## Aim of the exercise
Scan the entries below. List each line with "awant".

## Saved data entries
-----

@@ -939,25 +964,10 @@
            [&](int dk, int h_, int sp, double acc) {
              const float v = (float)acc;
              k.sCb[__mul24(h_ * D + dk, mk) + sp] = v;
-             if (p.persist) PL.Ad[__mul24(h_ * D + dk, mk) + sp] = acc;
              st_behind(__mul24(h_, ob_s_h) + dk * ob_s_d + __mul24(sp, ob_s_m), v);
            });
   }
   lds_barrier();
-  if (p.persist) {
-    if (wave_u == (NT >> 6) - 1) {
-      const int ln = tid & 63;
-      const __amdgpu_buffer_rsrc_t rP = sc1_rsrc(p.Apub);
-      for (int e = ln; e < (r * mk) >> 1; e += 64) st_sc1_b128(rP, (unsigned)e * 16u, pack_d2(PL.Ad[2 * e], PL.Ad[2 * e + 1]));
-      for (int e = ln; e < (mk + 1) >> 1; e += 64) {
-        const double i0 = k.dSq[ne + 2 * e], i1 = 2 * e + 1 < mk ? k.dSq[ne + 2 * e + 1] : 0.0;
-        st_sc1_b128(rP, (unsigned)(r * mk + 2 * e) * 8u, pack_d2(i0 * i0, i1 * i1));
-      }
-      asm volatile("s_waitcnt vmcnt(0)" ::: "memory");
-      if (ln == 0) { unsigned *const aflag = p.aflag; __hip_atomic_store(aflag, (unsigned)p.coretoken, __ATOMIC_RELAXED, __HIP_MEMORY_SCOPE_AGENT); }
-    }
-  }
-
   if (p.stamps && tid == 0) t_c2c = __builtin_amdgcn_s_memtime();
   if (Nh_new) {
     if (!short_rows) {
@@ -969,13 +979,6 @@
              Nh_new[i * mk + j] = v;
              if (p.persist) PL.Nh[i * mk + j] = v;
            });
-    if (p.persist) {
-      lds_barrier();
-      const __amdgpu_buffer_rsrc_t rP = sc1_rsrc(p.Apub);
-      const int oN = persist_pub_off(r * mk, mk), nn2 = mk * mk;
-      for (int e = tid; e < (nn2 + 1) >> 1; e += NT)
-        st_sc1_b128(rP, (unsigned)(oN + 2 * e) * 8u, pack_d2(PL.Nh[2 * e], 2 * e + 1 < nn2 ? PL.Nh[2 * e + 1] : 0.0));
-    }
   }
 
   if (p.stamps && tid == 0) {
@@ -1123,16 +1126,19 @@
   }
   const int cw = (RW + nH - 1) / nH, c0 = min(RW, hid * cw), nc = min(RW, c0 + cw) - c0;
   const int cw2 = 2 * cw;
+  const int wave_u = __builtin_amdgcn_readfirstlane(tid >> 6);
+  const int pn = t.pn, pc = t.pc, hp = zr / D;
+  const bool long_rows = zr > pc;
   double *sA = (double *)smem_raw;
   double *sIv = sA + (((size_t)zr * h + 1) & ~(size_t)1);
-  double *sNh = sIv + ((h + 1) & ~1);
-  double *sS = sNh + (((size_t)h * h + 1) & ~(size_t)1);
+  double *sS = sIv + ((h + 1) & ~1);
   float *sOut = (float *)(sS + persist_helper_ss_doubles(zr, h, cw));
   double *sP2 = (double *)sOut + (size_t)h * cw;
   float *sZf = (float *)(sP2 + (size_t)h * cw);
   float *sAff = sZf + (size_t)zr * cw;
+  const PersistHelperCore hc = persist_helper_core((unsigned char *)(sZf + ((((size_t)zr * cw + (size_t)zr * h) + 3) & ~(size_t)3)), zr, h, pn, pc);
+  double *sNh = (double *)(smem_raw + t.nh_off);
   double *hst = (t.stamps && hid == 0 && tid == 0) ? t.stamps : nullptr;
-  double *hst2 = (t.stamps && hid == 0) ? t.stamps : nullptr;
   auto rt = []() { return (double)(__builtin_amdgcn_s_memrealtime() & ((1ull << 40) - 1)); };
   if (tid == 0) { if (hst) hst[22] = rt(); give_up(spin_wait_ge(t.tcnt, (unsigned)nH, t.abort_flag)); if (hst) hst[30] = rt(); }
   lds_barrier();
@@ -1143,6 +1149,12 @@
     sS[i * cw2 + cc] = __hip_atomic_load(t.T + src, __ATOMIC_RELAXED, __HIP_MEMORY_SCOPE_AGENT);
     sS[i * cw2 + cw + cc] = t.l2_flag ? __hip_atomic_load(t.TN + src, __ATOMIC_RELAXED, __HIP_MEMORY_SCOPE_AGENT) : 0.0;
   }
+  if (t.awant && long_rows) {
+    for (int e = tid; e < zr * pc; e += NT) {
+      const int i = e / pc, x = e - i * pc;
+      hc.sBp[i * (pc + 1) + x] = ld_sc1(t.W + e);
+    }
+  }
   lds_barrier();
   if (tid == 0) { give_up(spin_wait_ge(t.zready, t.zwant, t.abort_flag)); if (hst) hst[24] = rt(); }
   lds_barrier();
@@ -1157,49 +1169,87 @@
   if (sBad) return true;
   if (t.awant) {
     const __amdgpu_buffer_rsrc_t rP = sc1_rsrc(t.Apub);
-    const int n1 = persist_pub_off(zr * h, h) >> 1, nA = (zr * h) >> 1;
-    for (int e = tid; e < n1; e += NT) {
-      const tn_uvec4 q = ld_sc1_b128(rP, (unsigned)e * 16u);
-      *reinterpret_cast<tn_uvec4 *>(sA + 2 * e) = q;
-      if (e < nA) { const dvec2_t a = __builtin_bit_cast(dvec2_t, q); sAff[2 * e] = (float)a[0]; sAff[2 * e + 1] = (float)a[1]; }
-    }
-  } else if (tid == 0) {
-    sA[0] = 1.0; sAff[0] = 1.f; sIv[0] = 1.0; sNh[0] = 1.0;
+    const int n1 = (int)(persist_pub_doubles(pn) >> 1);
+    for (int e0 = tid; e0 < n1; e0 += 2 * NT) {
+      tn_uvec4 q[2];
+#pragma unroll
+      for (int u = 0; u < 2; ++u) if (e0 + u * NT < n1) q[u] = ld_sc1_b128(rP, (unsigned)(e0 + u * NT) * 16u);
+#pragma unroll
+      for (int u = 0; u < 2; ++u) if (e0 + u * NT < n1) *reinterpret_cast<tn_uvec4 *>(hc.sV + 2 * (e0 + u * NT)) = q[u];
+    }
+    lds_barrier();
+    for (int j = wave_u; j < pn; j += NT >> 6) {
+      const int i = tid & 63;
+      const double lj = hc.sLam[j];
+      const double li = i < pn ? hc.sLam[i] : 0.0;
+      const int rank = __popcll(__ballot(i < pn && ((li > lj) || (li == lj && i < j))));
+      if (i == 0) hc.sOrd[rank] = j;
+    }
+    lds_barrier();
+    const double lam_max = hc.sLam[hc.sOrd[0]];
+    auto col_scale = [&](int sp, double &sq, double &isq) {
+      const double lam = hc.sLam[hc.sOrd[sp]];
+      const bool ok = lam > 1e-300 && lam > 1e-30 * lam_max;
+      sq = ok ? sqrt(sqrt(lam)) : 0.0;
+      isq = ok ? 1.0 / sq : 0.0;
+    };
+    if (!long_rows) {
+      for (int kk = wave_u; kk < pn; kk += NT >> 6)
+        for (int sp = tid & 63; sp < h; sp += 64) {
+          double sq, isq;
+          col_scale(sp, sq, isq);
+          const double vq = hc.sV[kk * pn + hc.sOrd[sp]];
+          const double a = vq * sq;
+          sA[kk * h + sp] = a;
+          sAff[kk * h + sp] = (float)a;
+          if (kk == 0) sIv[sp] = isq * isq;
+        }
+    } else {
+      for (int kk = wave_u; kk < pn; kk += NT >> 6)
+        for (int sp = tid & 63; sp < h; sp += 64) {
+          double sq, isq;
+          col_scale(sp, sq, isq);
+          hc.sVs[kk * h + sp] = hc.sV[kk * pn + hc.sOrd[sp]] * isq;
+          if (kk == 0) sIv[sp] = isq * isq;
+        }
+      lds_barrier();
+      mm_lds(D, hp, h, pn, hc.sBp, pc + 1, D * (pc + 1), 1, hc.sVs, 0, h, 1,
+             [&](int dk, int h_, int sp, double acc) {
+               sA[__mul24(h_ * D + dk, h) + sp] = acc;
+               sAff[__mul24(h_ * D + dk, h) + sp] = (float)acc;
+             });
+    }
+  } else {
+    if (tid == 0) { sA[0] = 1.0; sAff[0] = 1.f; sIv[0] = 1.0; }
+    if (t.l2_flag) for (int e = tid; e < h * h; e += NT) sNh[e] = t.Nh ? t.Nh[e] : 1.0;
   }
   lds_barrier();
   if (hst) hst[25] = rt();
-  if (nc > 0) {
-    mm_lds_f32(h, nc, zr, sAff, 1, h, sZf, cw, 1, [&](int i, int j, float v) { sOut[i * cw + j] = v; });
-    const int slot = (((h + 15) >> 4) * ((nc + 15) >> 4)) & ((NT >> 6) - 1);
-    mm_lds(1, h, t.l2_flag ? 2 * cw : cw, zr, sA, 0, 1, h, sS, 0, cw2, 1,
-           [&](int, int i, int j, double v) {
-             if (j < cw) { if (j < nc) sOut[(h + i) * cw + j] = (float)(v * sIv[i]); }
-             else sP2[i * cw + (j - cw)] = v * sIv[i];
-           }, false, slot);
-  }
-  if (t.l2_flag) {
-    if (t.awant && (tid >> 6) == (NT >> 6) - 1) {
-      const int ln = tid & 63;
-      int bad = 0;
-      if (ln == 0) { if (hst2) hst2[31] = rt(); bad = spin_wait_ge(t.nflag, t.awant, t.abort_flag); give_up(bad); if (hst2) hst2[21] = rt(); }
-      if (!__builtin_amdgcn_readfirstlane(bad)) {
-        const __amdgpu_buffer_rsrc_t rP = sc1_rsrc(t.Apub);
-        const int oN = persist_pub_off(zr * h, h), nq = (h * h + 1) >> 1;
-        for (int e0 = ln; e0 < nq; e0 += 4 * 64) {
-          tn_uvec4 q[4];
-#pragma unroll
-          for (int u = 0; u < 4; ++u) if (e0 + 64 * u < nq) q[u] = ld_sc1_b128(rP, (unsigned)(oN + 2 * (e0 + 64 * u)) * 8u);
-#pragma unroll
-          for (int u = 0; u < 4; ++u) if (e0 + 64 * u < nq) *reinterpret_cast<tn_uvec4 *>(sNh + 2 * (e0 + 64 * u)) = q[u];
-        }
-      }
-    }
-  }
-  lds_barrier();
-  if (t.l2_flag && sBad) return true;
+  const int DM = D * h;
+  {
+    int slot = 0;
+    if (nc > 0) {
+      mm_lds_f32(h, nc, zr, sAff, 1, h, sZf, cw, 1, [&](int i, int j, float v) { sOut[i * cw + j] = v; });
+      slot = (((h + 15) >> 4) * ((nc + 15) >> 4)) & ((NT >> 6) - 1);
+      slot = mm_lds(1, h, t.l2_flag ? 2 * cw : cw, zr, sA, 0, 1, h, sS, 0, cw2, 1,
+                    [&](int, int i, int j, double v) {
+                      if (j < cw) { if (j < nc) sOut[(h + i) * cw + j] = (float)(v * sIv[i]); }
+                      else sP2[i * cw + (j - cw)] = v * sIv[i];
+                    }, false, slot);
+    }
+    if (t.l2_flag && t.awant)
+      mm_lds(1, hp, DM, hp, sNh, 0, hp, 1, sAff, 0, DM, 1, [&](int, int i, int j, double v) { hc.sT2[i * DM + j] = v; }, false, slot);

-----

## Answer
+  if (t.awant && long_rows) {
   if (t.awant) {
-    if (t.awant && (tid >> 6) == (NT >> 6) - 1) {
-      if (ln == 0) { if (hst2) hst2[31] = rt(); bad = spin_wait_ge(t.nflag, t.awant, t.abort_flag); give_up(bad); if (hst2) hst2[21] = rt(); }
+    if (t.l2_flag && t.awant)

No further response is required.